#### Activity:
Your task is to reproduce the entries below word for word.

#### Exercise materials:
   __syncthreads();
   constexpr int EP_STRIDE = BN / WN + 4;
   float* scratch =
       reinterpret_cast<float*>(lds) + (size_t)wave * 16 * EP_STRIDE;
-  epilogue_store<FM, FN, RELU, RESIDUAL>(acc, scratch, C, residual, M, N,
-                                         m0, n0, wrow, wcol, lane, scale,
-                                         bias);
+  epilogue_store<FM, FN, RELU, RESIDUAL>(acc, scratch, C, res, M, N, m0, n0,
+                                         wrow, wcol, lane, sc, bi);
 }
 
 template <int BM, int BN, int WM, int WN, bool RELU, bool RESIDUAL>
@@ -247,9 +344,11 @@
   constexpr int K = 64;
   constexpr int FM = BM / WM / 16;
   constexpr int FN = BN / WN / 16;
-  __shared__ bf16 lds_b[BN * K];
-  __shared__ bf16 lds_a[2 * BM * K];
-  __shared__ float lds_ep[4 * 16 * (BN / WN + 4)];
+  constexpr int EP_FLOATS = 4 * 16 * (BN / WN + 4);
+  __shared__ bf16 lds[BN * K + 2 * BM * K + EP_FLOATS * 2];
+  bf16* lds_b = lds;
+  bf16* lds_a = lds + BN * K;
+  float* lds_ep = reinterpret_cast<float*>(lds + BN * K + 2 * BM * K);
 
   int tid = threadIdx.x;
   int lane = tid & 63;
@@ -265,6 +364,10 @@
   int mt_end = min(mt0 + tiles_per_wg, ntiles_m);
   if (mt0 >= ntiles_m) return;
 
+  float sc[FN], bi[FN];
+  load_scale_bias<FN>(sc, bi, scale, bias,
+                      n0 + wcol * (FN * 16) + (lane & 15));
+
   const int lrow = lane >> 3;
   const int lk = (lane & 7) * 8;
   constexpr int B_INSTRS = BN / 8 / 4;
@@ -273,12 +376,8 @@
 #pragma unroll
   for (int i = 0; i < B_INSTRS; ++i) {
     int row = (wave * B_INSTRS + i) * 8 + lrow;
-    const bf16* src = B + (size_t)(n0 + row) * K + lk;
-    __builtin_amdgcn_global_load_lds(
-        (const __attribute__((address_space(1))) uint32_t*)src,
-        (__attribute__((address_space(3)))
-             uint32_t*)(lds_b + (size_t)(wave * B_INSTRS + i) * 8 * K),
-        16, 0, 0);
+    glds16(B + (size_t)(n0 + row) * K + lk,
+           lds_b + (size_t)(wave * B_INSTRS + i) * 8 * K);
   }
 
   auto stage_a = [&](int buf, int mt) {
@@ -289,12 +388,8 @@
       int row = (wave * A_INSTRS + i) * 8 + lrow;
       int grow = m0 + row;
       if (grow >= M) grow = M - 1;
-      const bf16* src = A + (size_t)grow * K + lk;
-      __builtin_amdgcn_global_load_lds(
-          (const __attribute__((address_space(1))) uint32_t*)src,
-          (__attribute__((address_space(3)))
-               uint32_t*)(dst + (size_t)(wave * A_INSTRS + i) * 8 * K),
-          16, 0, 0);
+      glds16(A + (size_t)grow * K + lk,
+             dst + (size_t)(wave * A_INSTRS + i) * 8 * K);
     }
   };
 
@@ -336,9 +431,13 @@
               afrag[i], bfrag[j], acc[i][j], 0, 0, 0);
     }
 
+    bf16x8 res[FM][FN / 2] = {};
+    if constexpr (RESIDUAL)
+      load_residual<FM, FN>(res, residual, M, N, mt * BM, n0, wrow, wcol,
+                            lane);
     epilogue_store<FM, FN, RELU, RESIDUAL>(
-        acc, lds_ep + (size_t)wave * 16 * (BN / WN + 4), C, residual, M, N,
-        mt * BM, n0, wrow, wcol, lane, scale, bias);
+        acc, lds_ep + (size_t)wave * 16 * (BN / WN + 4), C, res, M, N,
+        mt * BM, n0, wrow, wcol, lane, sc, bi);
   }
 }
 
@@ -352,7 +451,87 @@
   int relu = 0;
 };
 
-template <int BM, int BN, int WM, int WN, bool IMPLICIT, bool ATOMIC>
+template <int S>
+struct SplitPartials {
+  float4 p[S > 0 ? S : 1];
+  const float* base;
+  size_t stride;
+
+  __device__ inline void load(const float* __restrict__ partials,
+                              size_t split_stride, size_t off) {
+    base = partials + off;
+    stride = split_stride;
+#pragma unroll
+    for (int sp = 0; sp < S; ++sp)
+      p[sp] = *reinterpret_cast<const float4*>(base + sp * stride);
+  }
+
+  __device__ inline float4 sum(int splits) const {
+    float4 acc = make_float4(0.f, 0.f, 0.f, 0.f);
+    if constexpr (S > 0) {
+#pragma unroll
+      for (int sp = 0; sp < S; ++sp) {
+        acc.x += p[sp].x;
+        acc.y += p[sp].y;
+        acc.z += p[sp].z;
+        acc.w += p[sp].w;
+      }
+    } else {
+      for (int sp = 0; sp < splits; ++sp) {
+        float4 v = *reinterpret_cast<const float4*>(base + sp * stride);
+        acc.x += v.x;
+        acc.y += v.y;
+        acc.z += v.z;
+        acc.w += v.w;
+      }
+    }
+    return acc;
+  }
+};
+
+struct QuadOperands {
+  float4 sc, bi;
+  uint2 res;
+};
+
+__device__ inline QuadOperands load_quad_operands(
+    const float* __restrict__ scale, const float* __restrict__ bias,
+    const bf16* __restrict__ residual, bool has_res, int col, size_t off) {
+  QuadOperands o;
+  o.sc = make_float4(1.f, 1.f, 1.f, 1.f);
+  o.bi = make_float4(0.f, 0.f, 0.f, 0.f);
+  o.res = make_uint2(0u, 0u);
+  if (scale) o.sc = *reinterpret_cast<const float4*>(scale + col);
+  if (bias) o.bi = *reinterpret_cast<const float4*>(bias + col);
+  if (has_res) o.res = *reinterpret_cast<const uint2*>(residual + off);
+  return o;
+}
+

#### Reply to the task:
   __syncthreads();
   constexpr int EP_STRIDE = BN / WN + 4;
   float* scratch =
       reinterpret_cast<float*>(lds) + (size_t)wave * 16 * EP_STRIDE;
-  epilogue_store<FM, FN, RELU, RESIDUAL>(acc, scratch, C, residual, M, N,
-                                         m0, n0, wrow, wcol, lane, scale,
-                                         bias);
+  epilogue_store<FM, FN, RELU, RESIDUAL>(acc, scratch, C, res, M, N, m0, n0,
+                                         wrow, wcol, lane, sc, bi);
 }
 
 template <int BM, int BN, int WM, int WN, bool RELU, bool RESIDUAL>
@@ -247,9 +344,11 @@
   constexpr int K = 64;
   constexpr int FM = BM / WM / 16;
   constexpr int FN = BN / WN / 16;
-  __shared__ bf16 lds_b[BN * K];
-  __shared__ bf16 lds_a[2 * BM * K];
-  __shared__ float lds_ep[4 * 16 * (BN / WN + 4)];
+  constexpr int EP_FLOATS = 4 * 16 * (BN / WN + 4);
+  __shared__ bf16 lds[BN * K + 2 * BM * K + EP_FLOATS * 2];
+  bf16* lds_b = lds;
+  bf16* lds_a = lds + BN * K;
+  float* lds_ep = reinterpret_cast<float*>(lds + BN * K + 2 * BM * K);
 
   int tid = threadIdx.x;
   int lane = tid & 63;
@@ -265,6 +364,10 @@
   int mt_end = min(mt0 + tiles_per_wg, ntiles_m);
   if (mt0 >= ntiles_m) return;
 
+  float sc[FN], bi[FN];
+  load_scale_bias<FN>(sc, bi, scale, bias,
+                      n0 + wcol * (FN * 16) + (lane & 15));
+
   const int lrow = lane >> 3;
   const int lk = (lane & 7) * 8;
   constexpr int B_INSTRS = BN / 8 / 4;
@@ -273,12 +376,8 @@
 #pragma unroll
   for (int i = 0; i < B_INSTRS; ++i) {
     int row = (wave * B_INSTRS + i) * 8 + lrow;
-    const bf16* src = B + (size_t)(n0 + row) * K + lk;
-    __builtin_amdgcn_global_load_lds(
-        (const __attribute__((address_space(1))) uint32_t*)src,
-        (__attribute__((address_space(3)))
-             uint32_t*)(lds_b + (size_t)(wave * B_INSTRS + i) * 8 * K),
-        16, 0, 0);
+    glds16(B + (size_t)(n0 + row) * K + lk,
+           lds_b + (size_t)(wave * B_INSTRS + i) * 8 * K);
   }
 
   auto stage_a = [&](int buf, int mt) {
@@ -289,12 +388,8 @@
       int row = (wave * A_INSTRS + i) * 8 + lrow;
       int grow = m0 + row;
       if (grow >= M) grow = M - 1;
-      const bf16* src = A + (size_t)grow * K + lk;
-      __builtin_amdgcn_global_load_lds(
-          (const __attribute__((address_space(1))) uint32_t*)src,
-          (__attribute__((address_space(3)))
-               uint32_t*)(dst + (size_t)(wave * A_INSTRS + i) * 8 * K),
-          16, 0, 0);
+      glds16(A + (size_t)grow * K + lk,
+             dst + (size_t)(wave * A_INSTRS + i) * 8 * K);
     }
   };
 
@@ -336,9 +431,13 @@
               afrag[i], bfrag[j], acc[i][j], 0, 0, 0);
     }
 
+    bf16x8 res[FM][FN / 2] = {};
+    if constexpr (RESIDUAL)
+      load_residual<FM, FN>(res, residual, M, N, mt * BM, n0, wrow, wcol,
+                            lane);
     epilogue_store<FM, FN, RELU, RESIDUAL>(
-        acc, lds_ep + (size_t)wave * 16 * (BN / WN + 4), C, residual, M, N,
-        mt * BM, n0, wrow, wcol, lane, scale, bias);
+        acc, lds_ep + (size_t)wave * 16 * (BN / WN + 4), C, res, M, N,
+        mt * BM, n0, wrow, wcol, lane, sc, bi);
   }
 }
 
@@ -352,7 +451,87 @@
   int relu = 0;
 };
 
-template <int BM, int BN, int WM, int WN, bool IMPLICIT, bool ATOMIC>
+template <int S>
+struct SplitPartials {
+  float4 p[S > 0 ? S : 1];
+  const float* base;
+  size_t stride;
+
+  __device__ inline void load(const float* __restrict__ partials,
+                              size_t split_stride, size_t off) {
+    base = partials + off;
+    stride = split_stride;
+#pragma unroll
+    for (int sp = 0; sp < S; ++sp)
+      p[sp] = *reinterpret_cast<const float4*>(base + sp * stride);
+  }
+
+  __device__ inline float4 sum(int splits) const {
+    float4 acc = make_float4(0.f, 0.f, 0.f, 0.f);
+    if constexpr (S > 0) {
+#pragma unroll
+      for (int sp = 0; sp < S; ++sp) {
+        acc.x += p[sp].x;
+        acc.y += p[sp].y;
+        acc.z += p[sp].z;
+        acc.w += p[sp].w;
+      }
+    } else {
+      for (int sp = 0; sp < splits; ++sp) {
+        float4 v = *reinterpret_cast<const float4*>(base + sp * stride);
+        acc.x += v.x;
+        acc.y += v.y;
+        acc.z += v.z;
+        acc.w += v.w;
+      }
+    }
+    return acc;
+  }
+};
+
+struct QuadOperands {
+  float4 sc, bi;
+  uint2 res;
+};
+
+__device__ inline QuadOperands load_quad_operands(
+    const float* __restrict__ scale, const float* __restrict__ bias,
+    const bf16* __restrict__ residual, bool has_res, int col, size_t off) {
+  QuadOperands o;
+  o.sc = make_float4(1.f, 1.f, 1.f, 1.f);
+  o.bi = make_float4(0.f, 0.f, 0.f, 0.f);
+  o.res = make_uint2(0u, 0u);
+  if (scale) o.sc = *reinterpret_cast<const float4*>(scale + col);
+  if (bias) o.bi = *reinterpret_cast<const float4*>(bias + col);
+  if (has_res) o.res = *reinterpret_cast<const uint2*>(residual + off);
+  return o;
+}
+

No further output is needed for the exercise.